[Saved entries]
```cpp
#ifdef FDTD_XCD_TRACE
extern "C" int fdtd_debug_xcd_trace(long long step, unsigned long long* out) {
  if (step < 0) {
    void* q = nullptr;
    if (hipGetSymbolAddress(&q, HIP_SYMBOL(g_xcd_trace)) != hipSuccess) return -3;
    return hipMemset(q, 0, sizeof(unsigned long long) * 2 * FDTD_XCD_TRACE_MAX * 4) == hipSuccess ? 0 : -3;
  }
  return hipMemcpyFromSymbol(out, HIP_SYMBOL(g_xcd_trace), (size_t)FDTD_XCD_TRACE_MAX * 4 * sizeof(unsigned long long),
                             (size_t)(step & 1) * FDTD_XCD_TRACE_MAX * 4 * sizeof(unsigned long long)) == hipSuccess ? 0 : -3;
}
#endif
```

### fdtd-solver-antennas_amd/csrc/resident.hip

```cpp
#include <hip/hip_ext.h>
#include <algorithm>
#include <vector>

#include "kernel_common.hpp"

namespace {

constexpr int RES_MAX_SRC = 128;
constexpr int RES_MAX_PRB = 256;
#ifndef RES_POLL_SLEEP
#define RES_POLL_SLEEP 0
#endif

struct ResDev {
  int nzt, nstrips;
  const int* kt;
  const int* jt;
  float* gx;
  int* err; unsigned long long limit;
  const int2* src_rng; const int* src_ids;
  const int2* prb_rng; const int4* prb_cells;
  float* stage; int nslots;
  const DevBox* boxes; int nbox, every, nsamples;
  int mur_on[6]; float mur_c[6];
// ... 117 lines not shown
    if (!in) { if (!store) ps[q] = make_float4(0.f, 0.f, 0.f, 0.f); continue; }
    if (store) st4(arr[q] + o, ps[q]); else ps[q] = ld4(arr[q] + o);
  }
}

template <int COEF, bool MUR, bool PML>
__global__ __launch_bounds__(FDTD_BLOCK, 2) void k_resident(const DevParams p, const ResDev r) {
  __shared__ float4 sV[3][FDTD_BLOCK], sI[3][FDTD_BLOCK];
  __shared__ float4 sO[MUR ? 3 : 1][MUR ? FDTD_BLOCK : 1];
  __shared__ int s_sthr[RES_MAX_SRC], s_sdel[RES_MAX_SRC];
  __shared__ float s_samp[RES_MAX_SRC], s_sval[RES_MAX_SRC];
  __shared__ signed char s_ssel[RES_MAX_SRC];
  __shared__ int s_pthr[RES_MAX_PRB], s_pslot[RES_MAX_PRB];
  __shared__ signed char s_psel[RES_MAX_PRB];

  const unsigned b = blockIdx.x, nblocks = gridDim.x;
#ifdef FDTD_RES_TRACE
  const unsigned long long tr_begin = wall_clock64();
  unsigned long long tr_ew = 0, tr_ec = 0, tr_hw = 0, tr_hc = 0, tr_setup = 0;
#endif
  const int zt = (int)(b / (unsigned)r.nstrips), strip = (int)(b - (unsigned)zt * (unsigned)r.nstrips);
  const int k0 = r.kt[zt], ZT = r.kt[zt + 1] - k0, j0 = r.jt[strip], R = r.jt[strip + 1] - j0;
  const int P4 = p.P4, RP = R * P4, nth = ZT * RP;
  const int t = (int)threadIdx.x;
  const bool valid = t < nth;
  const int tt = valid ? t : 0;
  const int kk = tt / RP, rem = tt - kk * RP, rr = rem / P4, g = rem - rr * P4;
  const int k = k0 + kk, j = j0 + rr, i0 = 4 * g;
  const int off = k * p.plane + j * p.P + i0;
  const DevRsrc rs = dev_buf(r.gx);
// ... 232 lines not shown
    unsigned long long* q = g_res_trace + 8 * b;
    q[0] = tr_ew; q[1] = tr_ec; q[2] = tr_hw; q[3] = tr_hc; q[4] = wall_clock64() - tr_begin; q[5] = tr_setup; q[6] = (unsigned long long)r.nsteps;
  }
#endif
  if constexpr (PML) { res_psi_io(pm, p.psiE, psE, true); res_psi_io(pm, p.psiH, psH, true); }
  if (valid) {
    st4(p.V[0] + off, vx); st4(p.V[1] + off, vy); st4(p.V[2] + off, vz);
    st4(p.I[0] + off, ix); st4(p.I[1] + off, iy); st4(p.I[2] + off, iz);
  }
}

__global__ __launch_bounds__(FDTD_BLOCK) void k_res_probes(const DevParams p, const float* __restrict__ stage, const int nslots,
                                                           const int* __restrict__ slot0, const long long step0) {
  __shared__ double red[FDTD_BLOCK];
  const long long step = step0 + blockIdx.y;
  if (step < 0 || step >= p.max_steps) return;
  const DevProbe pr = p.probes[blockIdx.x];
  const float* cells = stage + (size_t)blockIdx.y * nslots + slot0[blockIdx.x];
  double s = 0.0;
  for (int e = threadIdx.x; e < pr.n; e += FDTD_BLOCK) s = fma((double)pr.w[e], (double)cells[e], s);
  red[threadIdx.x] = s;
  __syncthreads();
  for (int w = FDTD_BLOCK / 2; w > 0; w >>= 1) {
    if ((int)threadIdx.x < w) red[threadIdx.x] += red[threadIdx.x + w];
    __syncthreads();
  }
  if (threadIdx.x == 0) pr.series[step] = red[0];
}

template <int COEF, bool MUR, bool PML>
const void* res_kernel() { return reinterpret_cast<const void*>(&k_resident<COEF, MUR, PML>); }
// ... 186 lines not shown
```

### fdtd-solver-antennas_amd/simulation.py

```python
from __future__ import annotations

import os
from dataclasses import dataclass, field
from typing import List, Optional, Sequence
import numpy as np

from .constants import C0, EPS0, MU0, ETA0
from .grid import RectGrid
from .scene import VoxelScene
from .ecoperator import build_operator, ECOperator, metric_lists, pack_metric_tables, lumped_overrides, LumpedEdge
from . import sheet as _sheet
from . import lumped as _lumped
from . import dispersion as _disp
from . import lorentz as _lorentz
from . import magnetic as _magnetic
from . import conformal as _conformal
from . import sar as _sar
from . import planewave as _planewave
from .cpml import CPMLSpec, build_cpml
from .excitation import gauss_pulse, dft_twiddles
from .nf2ff import NF2FFBox, calc_nf2ff
from . import _capi
from ._capi import Engine, KIND_V, KIND_I

# ... 611 lines not shown
                "K": d.K, "poles": int(sum(m.K for m in d.media)), "edges": len(d),
                "fit_errors": {"tan_delta": max([m.fit_info["tan_delta_error"] for m in d.media if m.fit_info] or [None], key=lambda v: v or 0),
                               "eps": max([m.fit_info["eps_error"] for m in d.media if m.fit_info] or [None], key=lambda v: v or 0)},
                "box_edges": [int(np.prod(w.shape)) for w in d.w]}

    def run(self, *, max_steps: Optional[int] = None, check_every: int = 200, verbose: int = 0,
            allreduce=None, log=print) -> RunStats:
        import time
        e = self.engine
        total = self.nr_ts if max_steps is None else min(max_steps, self.nr_ts)
        emax, stats = 0.0, RunStats()
        t0 = time.perf_counter()
        done = e.step
        fresh = done == 0
        comm = getattr(self, "comm", None)
        while done < total:
            n = min(check_every, total - done)
            if self.external_transport is not None:
                self.external_transport.run_steps(e, n)
            elif self.world > 1 and fresh and done == 0 and comm is not None and comm.transport == "auto":
                code, why = 0, ""
                try:
                    e.run(n)
                except _capi.FdtdError as exc:
                    why = str(exc)
                    low = why.lower()
                    code = 1 if "wavefront schedule" in low else 2 if ("p2p" in low or "nccl" in low or "rccl" in low) else 3
                worst = int(round(float(np.max(comm.allreduce_max(np.array([float(code)]))))))
                if worst == 3:
                    raise _capi.FdtdError(why or f"rank {self.rank}: another rank's engine failed in the first timesteps of the decomposed run")
                if worst:
# ... 87 lines not shown
```

Baseline: 81900 Mcells/s.

## Run to the energy criterion on-device with an asynchronous check window

Adds fdtd_run_until, which enqueues up to four step chunks ahead, each followed by a fused energy-plus-stop kernel that writes a device stop flag. Every kernel checks that flag and exits early, so the host no longer blocks on an energy readback after each check interval. This removes the per-chunk host round trip and keeps the GPU fed. In exchange it adds a load of the stop flag at the start of every kernel launch and more complex rollback bookkeeping for steps enqueued past the stopping chunk.

```diff
diff --git a/fdtd-solver-antennas_amd/_capi.py b/fdtd-solver-antennas_amd/_capi.py
--- a/fdtd-solver-antennas_amd/_capi.py
+++ b/fdtd-solver-antennas_amd/_capi.py
@@ -31,6 +31,8 @@
 MAGNETIC_SYMBOLS = ["fdtd_magnetic_set", "fdtd_magnetic_get"]
 MAGNETIC_MAX_CLASSES = 255
 TRAFFIC_SYMBOLS = ["fdtd_traffic_info"]
+UNTIL_SYMBOLS = ["fdtd_run_until"]
+E_UNSUPPORTED = -5
 VOXEL_SYMBOLS = ["fdtd_voxelize"]
 CONFORMAL_SYMBOLS = ["fdtd_conformal_set", "fdtd_conformal_get", "fdtd_voxel_fractions"]
 SAR_SYMBOLS = ["fdtd_sar_local", "fdtd_sar_average"]
@@ -50,6 +52,17 @@
     _fields_ = [("ms_total", C.c_double), ("ms_update_e", C.c_double), ("ms_update_h", C.c_double),
                 ("launches_e", C.c_int32), ("launches_h", C.c_int32),
                 ("steps", C.c_int32), ("fused", C.c_int32), ("ms_event_overhead", C.c_double)]
+
+
+class FdtdUntil(C.Structure):
+    _fields_ = [("max_steps", C.c_int32), ("check_every", C.c_int32), ("min_steps", C.c_int32), ("reserved", C.c_int32),
+                ("end_criteria", C.c_double), ("w_v", C.c_double), ("w_i", C.c_double)]
+
+
+class FdtdUntilResult(C.Structure):
+    _fields_ = [("steps", C.c_int32), ("stopped", C.c_int32), ("checks", C.c_int32), ("reserved", C.c_int32),
+                ("sum_v", C.c_double), ("sum_i", C.c_double),
+                ("energy", C.c_double), ("energy_max", C.c_double), ("ratio", C.c_double)]
 
 
 FLAG_KERNEL_AUTO, FLAG_KERNEL_DIRECT, FLAG_KERNEL_WAVEFRONT, FLAG_KERNEL_RESIDENT, FLAG_KERNEL_MASK = 0, 1, 5, 6, 0xF
@@ -170,6 +183,13 @@
         if fn is not None:
             fn.restype = res
             fn.argtypes = args
+    until_sig = {"fdtd_run_until": (C.c_int, [p, C.POINTER(FdtdUntil), C.POINTER(FdtdUntilResult)])}
+    assert sorted(until_sig) == sorted(UNTIL_SYMBOLS)
+    for name, (res, args) in until_sig.items():
+        fn = getattr(lib, name, None)
+        if fn is not None:
+            fn.restype = res
+            fn.argtypes = args
     voxel_sig = {
         "fdtd_voxelize": (C.c_int, [C.c_int, C.c_int, C.c_int, C.c_int, p, C.c_int, p, C.c_int, p, C.c_double, p, p]),
     }
@@ -229,6 +249,10 @@
 
 def has_traffic_info(lib: C.CDLL) -> bool:
     return all(hasattr(lib, n) for n in TRAFFIC_SYMBOLS)
+
+
+def has_run_until(lib: C.CDLL) -> bool:
+    return all(hasattr(lib, n) for n in UNTIL_SYMBOLS)
 
 
 def has_magnetic(lib: C.CDLL) -> bool:
@@ -282,7 +306,11 @@
 
 
 class FdtdError(RuntimeError):
-    pass
+    code = None
+
+
+class FdtdUnsupported(FdtdError):
+    """FDTD_E_UNSUPPORTED: the call was refused with the context untouched."""
 
 
 class Engine:
@@ -304,7 +332,9 @@
     def _ck(self, rc: int, what: str):
         if rc != 0:
             msg = self.lib.fdtd_last_error(self._ctx)
-            raise FdtdError(f"{what} failed ({rc}): {msg.decode() if msg else ''}")
+            exc = (FdtdUnsupported if rc == E_UNSUPPORTED else FdtdError)(f"{what} failed ({rc}): {msg.decode() if msg else ''}")
+            exc.code = rc
+            raise exc
 
     def close(self):
         if self._ctx:
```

## [Activity]
Take from the entries every line that has the string "failed".

## [Written solution]
                    raise _capi.FdtdError(why or f"rank {self.rank}: another rank's engine failed in the first timesteps of the decomposed run")
-            raise FdtdError(f"{what} failed ({rc}): {msg.decode() if msg else ''}")
+            exc = (FdtdUnsupported if rc == E_UNSUPPORTED else FdtdError)(f"{what} failed ({rc}): {msg.decode() if msg else ''}")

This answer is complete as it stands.